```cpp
namespace {
template <typename DL>
hipError_t launch_finish_impl(bool trace, int t_begin, int t_end, bool apply_th, typename DL::Real th,
                              const DevPlan* d_plan, const DevModelT<typename DL::Real>& m,
                              const WorkT<typename DL::Real>& w, int groups, long long n_hint, const S0Node* s0_table,
                              int tile_win, bool survivors, hipStream_t stream) {
  using Real = typename DL::Real;
  const int dim_pad = (m.dim + 1) & ~1;
  const bool st = sizeof(Real) == 8 && m.similarity != 0;
  const int multi = (w.half != nullptr) ? 1 : 0;
  if (multi) tile_win = 0;
  const size_t base = (size_t)dim_pad * sizeof(Real) + (size_t)((m.K + 3) & ~3) * 4 + kMaxStages * sizeof(int) +
                      (st ? (2 * (size_t)dim_pad + 8) * sizeof(Real) : 0);
  if (tile_win < 0) {
    tile_win = 0;
    for (int tw = 16; tw <= 255; tw++)
      if (base + (size_t)tw * ((tw + 3) & ~3) + 16 <= kFinishLdsPerGroup) tile_win = tw;
  }
  const size_t tile_bytes = tile_win > 0 ? (size_t)tile_win * ((tile_win + 3) & ~3) + 16 : 0;
  const size_t lds = base + tile_bytes;
  const float r = 1.f / sqrtf(2.f);
  unsigned blocks = t_begin == 0 && !survivors ? w.cap_q : w.cap_m;
  if (blocks > 256u * 64u) blocks = 256u * 64u;
  if (n_hint >= 0) blocks = (unsigned)std::min<long long>(n_hint, 1 << 20);
  if (blocks == 0) return hipSuccess;
  auto go = [&](auto kern) {
    if (lds > 48 * 1024) (void)hipFuncSetAttribute((const void*)kern, hipFuncAttributeMaxDynamicSharedMemorySize, (int)lds);
    hipLaunchKernelGGL(kern, dim3(blocks), dim3(64), lds, stream, d_plan, m, w, multi, r, t_begin, t_end,
                       apply_th ? 1 : 0, th, s0_table, tile_win, survivors ? 1 : 0);
  };
  auto pick = [&](auto trace_tag, auto multi_tag, auto st_tag) {
    constexpr bool TR = decltype(trace_tag)::value, MU = decltype(multi_tag)::value;
    constexpr bool STT = decltype(st_tag)::value && sizeof(Real) == 8;
    if constexpr (!TR && !MU && !STT) {
      if (m.w_stream) {
        if (groups >= 4) go(k_finish<DL, false, 4, false, false, true>);
        else if (groups == 3) go(k_finish<DL, false, 3, false, false, true>);
        else if (groups >= 2) go(k_finish<DL, false, 2, false, false, true>);
        else go(k_finish<DL, false, 1, false, false, true>);
        return;
      }
    }
    if (groups >= 4) go(k_finish<DL, TR, 4, MU, STT>);
    else if (groups == 3) go(k_finish<DL, TR, 3, MU, STT>);
    else if (groups >= 2) go(k_finish<DL, TR, 2, MU, STT>);
    else go(k_finish<DL, TR, 1, MU, STT>);
  };
  auto pick_m = [&](auto trace_tag, auto st_tag) {
    if (multi) pick(trace_tag, std::true_type{}, st_tag); else pick(trace_tag, std::false_type{}, st_tag);
  };
  if (st) { if (trace) pick_m(std::true_type{}, std::true_type{}); else pick_m(std::false_type{}, std::true_type{}); }
  else { if (trace) pick_m(std::true_type{}, std::false_type{}); else pick_m(std::false_type{}, std::false_type{}); }
  return hipGetLastError();
}
}

template <>
hipError_t launch_finish<float>(bool trace, int t_begin, int t_end, bool apply_final_th, float final_th,
                                const DevPlan* d_plan, const DevModelT<float>& m, const WorkT<float>& w,
                                int groups, long long n_hint, const S0Node* s0_table, int tile_win, hipStream_t stream,
                                bool survivors) {
  return launch_finish_impl<DialectC>(trace, t_begin, t_end, apply_final_th, final_th, d_plan, m, w, groups, n_hint, s0_table, tile_win, survivors, stream);
}
template <>
hipError_t launch_finish<double>(bool trace, int t_begin, int t_end, bool apply_final_th, double final_th,
                                 const DevPlan* d_plan, const DevModelT<double>& m, const WorkT<double>& w,
                                 int groups, long long n_hint, const S0Node* s0_table, int tile_win, hipStream_t stream,
                                 bool survivors) {
  return launch_finish_impl<DialectCPP>(trace, t_begin, t_end, apply_final_th, final_th, d_plan, m, w, groups, n_hint, s0_table, tile_win, survivors, stream);
}


JDA_BC_READER(k_finish)

}
```

jda_amd/csrc/kernels.h:

```cpp
#pragma once
#include <hip/hip_runtime_api.h>

#include <cstddef>
#include <cstdint>

namespace jda {

constexpr int kMaxLevels = 64;
constexpr int kMaxStages = 16;

struct DevLevel {
  int win, step, nx, ny;
  int base;
  int tiled;
  int tw, th;
  int tiles_x, tiles_y;
  int pitch;
  int s0_table;
};

struct DevPlan {
  int n_levels;
  int width, height;
  int windows;
// ... 173 lines not shown
                       const WorkT<Real>& w, hipStream_t stream, int lv_lo = 0, int lv_hi = kMaxLevels);

template <typename Real>
hipError_t launch_scan_ragged(int mode, int block, bool trace, int handoff, int cp_max, int opts, const DevPlan* d_plan,
                              const DevModelT<Real>& m, const S0Node* table, const WorkT<Real>& w, int pix_bytes,
                              int blk_base, int blk_n, hipStream_t stream);

constexpr int kPScanMaxBuckets = 6;
struct PScanCfg {
  int nb;
  int bound[kPScanMaxBuckets + 1];
  int lg[kPScanMaxBuckets];
  int slots, slot_bytes, opts;
  int bound_last;
  int any_norm;
  int tw_magic;
  int ring_cap[kPScanMaxBuckets], ring_off[kPScanMaxBuckets], ring_items;
  int th, tiles_y;
  int dyn_slot;
  int to_mid;
};
void scan_p_ring_caps(PScanCfg* cfg, int waves);
size_t scan_p_lds_bytes(const PScanCfg& cfg, int carts, int node_n, int leaf_n, int waves);
hipError_t launch_scan_persistent(int level, const PScanCfg& cfg, int block, int grid_max, const DevPlan* d_plan,
                                  const DevPlan& h_plan, const DevModelT<float>& m, const S0Node* table,
                                  const WorkT<float>& w, hipStream_t stream, int rag_blk_base = 0, int rag_blk_n = -1);

hipError_t launch_repack(const uint8_t* raw, uint8_t* dst, const RagImg* imgs, int n, int max_h, int pitch, hipStream_t stream);

template <typename Real>
hipError_t launch_finish(bool trace, int t_begin, int t_end, bool apply_final_th, Real final_th,
                         const DevPlan* d_plan, const DevModelT<Real>& m, const WorkT<Real>& w,
                         int groups, long long n_hint, const S0Node* s0_table, int tile_win, hipStream_t stream,
                         bool survivors = false);

template <typename Real>
hipError_t launch_filter0(bool trace, const DevPlan* d_plan, const DevModelT<Real>& m, const WorkT<Real>& w, long long n_hint,
                          const S0Node* s0_table, hipStream_t stream);
constexpr size_t kFinishLdsPerGroup = 7680;

bool finish_wide_ok(int dim, int K, int leaf_n, int real_bytes, bool multi, bool similarity);
template <typename Real>
hipError_t launch_finish_wide(bool trace, bool apply_final_th, Real final_th, const DevPlan* d_plan,
                              const DevModelT<Real>& m, const WorkT<Real>& w, long long n_hint, const S0Node* s0_table,
                              hipStream_t stream, bool conc = true);

template <typename Real>
hipError_t launch_stage(bool trace, int level, int t, bool apply_final_th, Real final_th, const DevPlan* d_plan,
                        const DevPlan& h_plan, const DevModelT<Real>& m, const WorkT<Real>& w, int pix_cap,
                        int lds_max, hipStream_t stream);
size_t stage_lds_bytes(int dim, int node_n, int leaf_n, int real_bytes);

hipError_t launch_copy_out(const void* const* src, void* const* dst, const size_t* bytes, int n, hipStream_t stream);

struct PostOut {
  int* n; int* first; int* bb; float* score; float* shape; int* flag;
  unsigned long long* cursor;
  unsigned cap_rows;
};
hipError_t launch_post(const DevPlan* d_plan, const WorkT<float>& w, int dim, int n_frames, bool do_nms, float overlap,
                       const PostOut& o, hipStream_t stream, const uint32_t* rag_gid = nullptr, const RagImg* rag_img = nullptr);

template <typename Real>
hipError_t launch_trace_fill(const DevModelT<Real>& m, const WorkT<Real>& w, unsigned n_windows,
                             hipStream_t stream);


// ... 58 lines not shown
```

jda_amd/csrc/pass.h:

```cpp
#pragma once
#include "host.h"

namespace jda {

inline int scan_p_base_cfg(const Cascador* c, PScanCfg* cfg, int* block, int* wgs) {
  const Knobs& kn = c->kn;
  const int K = std::min(c->hm.K, (int)(kn.scan_p_handoff > 0 ? kn.scan_p_handoff : kn.handoff));
  const long long bs[5] = {kn.scan_p_b0, kn.scan_p_b1, kn.scan_p_b2, kn.scan_p_b3, kn.scan_p_b4};
  int digits[kPScanMaxBuckets] = {6, 6, 6, 6, 6, 6}, nd = 0;
  { long long v = std::max<long long>(0, kn.scan_p_lg); int tmp[16]; int n = 0; while (v > 0 && n < 16) { tmp[n++] = (int)(v % 10); v /= 10; }
    for (int i = n - 1; i >= 0 && nd < kPScanMaxBuckets; i--) digits[nd++] = tmp[i]; }
  int last = 0;
  for (int i = 0; i < 5 && cfg->nb < kPScanMaxBuckets; i++) {
    const int b = (int)bs[i];
    if (b <= last || b >= K) continue;
    cfg->bound[cfg->nb] = b;
    const int d = digits[cfg->nb];
    cfg->lg[cfg->nb] = ((d == 4 || d == 5 || d == 7 || d == 8 || d == 9) && c->hm.leaf_n() <= 256) || d == 2 || d == 3 ? d : 6;
    cfg->nb++;
    last = b;
  }
  cfg->bound[cfg->nb] = K;
  cfg->bound_last = K;
  cfg->any_norm = stage0_any_norm(c->hm, K, true) ? 1 : 0;
// ... 379 lines not shown
      JDA_HIP(hipStreamWaitEvent(ln->side, ln->ev_side[0], 0));
    }
    auto issue = [&](const RaggedChunk::Launch& l, hipStream_t s, bool try_persistent) -> bool {
      if (try_persistent && l.mode == 1 && l.level >= 0 && scan_persistent(l.level, s, &l)) { rs->scan_launches++; my_scan_launches++; return true; }
      JDA_HIP(launch_scan_ragged<Real>(l.mode, l.block, false, handoff, cp_max, opts, pe->dp, m, pe->table, w, l.pix_bytes,
                                       l.blk_base, l.blk_n, s));
      rs->scan_launches++; my_scan_launches++;
      return true;
    };
    if (fork_glb) {
      for (const RaggedChunk::Launch& l : ch.launches)
        if (l.mode == 2) { if (!issue(l, ln->side, false)) return false; side_pending = true; }
    }
    for (const RaggedChunk::Launch& l : ch.launches) {
      if (l.mode == 2 && fork_glb) continue;
      if (fork_glb && kn().ragged_side == 2 && l.mode != 2) {
        if (l.mode == 1 && l.level >= 0 && scan_persistent(l.level, st, &l)) { rs->scan_launches++; my_scan_launches++; continue; }
        if (!issue(l, ln->side, false)) return false;
        continue;
      }
      if (!issue(l, st, true)) return false;
    }
    if (side_pending) JDA_HIP(hipEventRecord(ln->ev_side[1], ln->side));
    if (side_pending) JDA_HIP(hipStreamWaitEvent(st, ln->ev_side[1], 0));
    if (timed) JDA_HIP(hipEventRecord(ev[2], st));
    return issue_rest();
  }

  bool launch_finishers(long long n_grid) {
    const int T = hm().T;
    const int gm = kn().fin_gm > 0 ? (int)kn().fin_gm : stage_groups();
    const int g2 = kn().fin_g2 > 0 ? (int)kn().fin_g2 : stage_groups();
    n_grid = std::max<long long>(n_grid, 1);
    WorkT<Real> wc = w;
    if (!carry_ok()) wc.m_leaf = nullptr;
    if (mid_direct) {
      const long long nmid = pred_mid >= 0 ? (long long)(pred_mid * (double)windows() * 1.25) + 64 : 0;
      const long long wg2 = std::min<long long>((long long)cap_m, std::max<long long>(std::max<long long>(2048, n_grid / std::max<long long>(1, kn().fin_grid_div)), nmid));
      JDA_HIP(launch_filter0<Real>(want_trace(), pe->dp, model(), wc, n_grid, s0_tbl(), st));
      JDA_HIP(launch_finish<Real>(want_trace(), 0, T, apply_th, th, pe->dp, model(), wc, g2, wg2, s0_tbl(), (int)kn().fin_tile, st, true));
      finished = true;
      return true;
    }
    if (n_grid <= kn().wide_max && busy_lanes <= kn().wide_busy_max && finish_wide_ok(hm().dim(), hm().K, hm().leaf_n(), (int)sizeof(Real), multi, Sel<Real>::dialect == JDA_DIALECT_CPP && c->similarity)) {
      JDA_HIP(launch_finish_wide<Real>(want_trace(), apply_th, th, pe->dp, model(), w, n_grid, s0_tbl(), st, kn().wide_conc != 0));
      finished = true;
      return true;
    }
    const bool st_snapshot = sizeof(Real) == 8 && c->similarity && hm().hdr_stage >= 0 && hm().hdr_stage < T;
    if (T == 1 || n_grid <= kn().finish_merge || st_snapshot) {
      JDA_HIP(launch_finish<Real>(want_trace(), 0, T, apply_th, th, pe->dp, model(), w, gm, n_grid, s0_tbl(), (int)kn().fin_tile, st));
      finished = true;
      return true;
    }
    const long long wg2 = std::min<long long>(n_grid, std::max<long long>(2048, n_grid / std::max<long long>(1, kn().fin_grid_div)));
    if (filter0_ok()) {
      JDA_HIP(launch_filter0<Real>(want_trace(), pe->dp, model(), wc, n_grid, s0_tbl(), st));
      JDA_HIP(launch_finish<Real>(want_trace(), 0, T, apply_th, th, pe->dp, model(), wc, g2, wg2, s0_tbl(), (int)kn().fin_tile, st, true));
      finished = true;
      return true;
    }
    JDA_HIP(launch_finish<Real>(want_trace(), 0, 1, apply_th, th, pe->dp, model(), w, (int)kn().fin_g1, n_grid, s0_tbl(), (int)kn().fin_tile1, st));
    JDA_HIP(launch_finish<Real>(want_trace(), 1, T, apply_th, th, pe->dp, model(), w, g2, wg2, nullptr, (int)kn().fin_tile, st));
    finished = true;
    return true;
  }

  bool after_tail() {
    if (finished) return true;
    JDA_HIP(hipStreamSynchronize(st));
    const unsigned long long true_tail = h_cnt[0], true_mid = mid_direct ? h_cnt[kCntMid - kCntTail] : 0ull;
    n_tail = (long long)std::min<unsigned long long>(true_tail, cap_q);
    const long long n_alive = (long long)(true_tail + true_mid);
    int pix_cap, lds_max;
    const double dense_frac = (double)kn().dense_pct / 100.0;
    if (dense_ok(&pix_cap, &lds_max) && (double)n_alive >= dense_frac * (double)windows() && n_alive > 4096) {
      { std::lock_guard<std::mutex> lk(c->mu); pe->dense_hint = true; }
      if (!rag) {
        dense = true; finished = true;
        if (!grow_for_dense() || !clear_counters()) return false;
        return run_dense();
      }
    }
    if (true_tail > cap_q || true_mid > cap_m) return recover_overflow(true_tail, true_mid, 0);
    return launch_finishers(n_tail);
  }

  bool after_mid() { return true; }

  bool issue_counters() {
    if (counters_issued) return true;
    counters_issued = true;
    if (timed) JDA_HIP(hipEventRecord(ev[3], st));
    if (kn().kernel_d2h) {
      const void* src[1] = {w.counters}; void* dst[1] = {h_cnt};
      const size_t nb[1] = {sizeof(unsigned long long) * kCntShards * kCntStride};
// ... 238 lines not shown
```

Before: 7.424 billion.

## Overlap deferred score replay with next tree walk and weight-row loads

The finish kernel now defers each 64-lane group's score replay and runs it inside the next batch of cart walks and inside the global-row accumulation loop, right after the loads are issued, so replay arithmetic hides memory latency. A Fill callback hook is threaded into walk_carts and walk_carts_s0, and a host-side check falls back to the plain kernel if the overlapped variant would lose occupancy by register count. Early exit on rejection can now abort the row accumulation, and the dim loop is padded to full waves. The cost is extra registers and added control-flow complexity.

```diff
diff --git a/jda_amd/csrc/finish_common.h b/jda_amd/csrc/finish_common.h
--- a/jda_amd/csrc/finish_common.h
+++ b/jda_amd/csrc/finish_common.h
@@ -153,14 +153,17 @@
 
 }
 
-template <typename DL, int G, bool MULTI, bool ST, bool TILE = false>
+struct NoFill { __device__ __forceinline__ void operator()() const {} };
+
+template <typename DL, int G, bool MULTI, bool ST, bool TILE = false, typename Fill = NoFill>
 __device__ __forceinline__ void walk_carts(const NodeOff<typename DL::Real>* __restrict__ stage_off,
                                            const uint2* __restrict__ stage_meta, int K, const int* k,
                                            int depth, int node_n, const typename DL::Real* sh, int win,
                                            const View& v0, const View& v1, const View& v2,
                                            const Stp<typename DL::Real>& stp, bool apply_st, int* leaf,
                                            const uint8_t* tile = nullptr, int tpitch = 0,
-                                           const typename DL::Node* __restrict__ stage_deep = nullptr, int split = 1 << 20) {
+                                           const typename DL::Node* __restrict__ stage_deep = nullptr, int split = 1 << 20,
+                                           Fill fill = Fill()) {
   int node[G];
 #pragma unroll
   for (int g = 0; g < G; g++) node[g] = 0;
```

- - - - - - -

[EXERCISE] Which lines of the data include the string "continue"? Copy each of them.

[RESPONSE]
    if (b <= last || b >= K) continue;
      if (l.mode == 2 && fork_glb) continue;
        if (l.mode == 1 && l.level >= 0 && scan_persistent(l.level, st, &l)) { rs->scan_launches++; my_scan_launches++; continue; }
        continue;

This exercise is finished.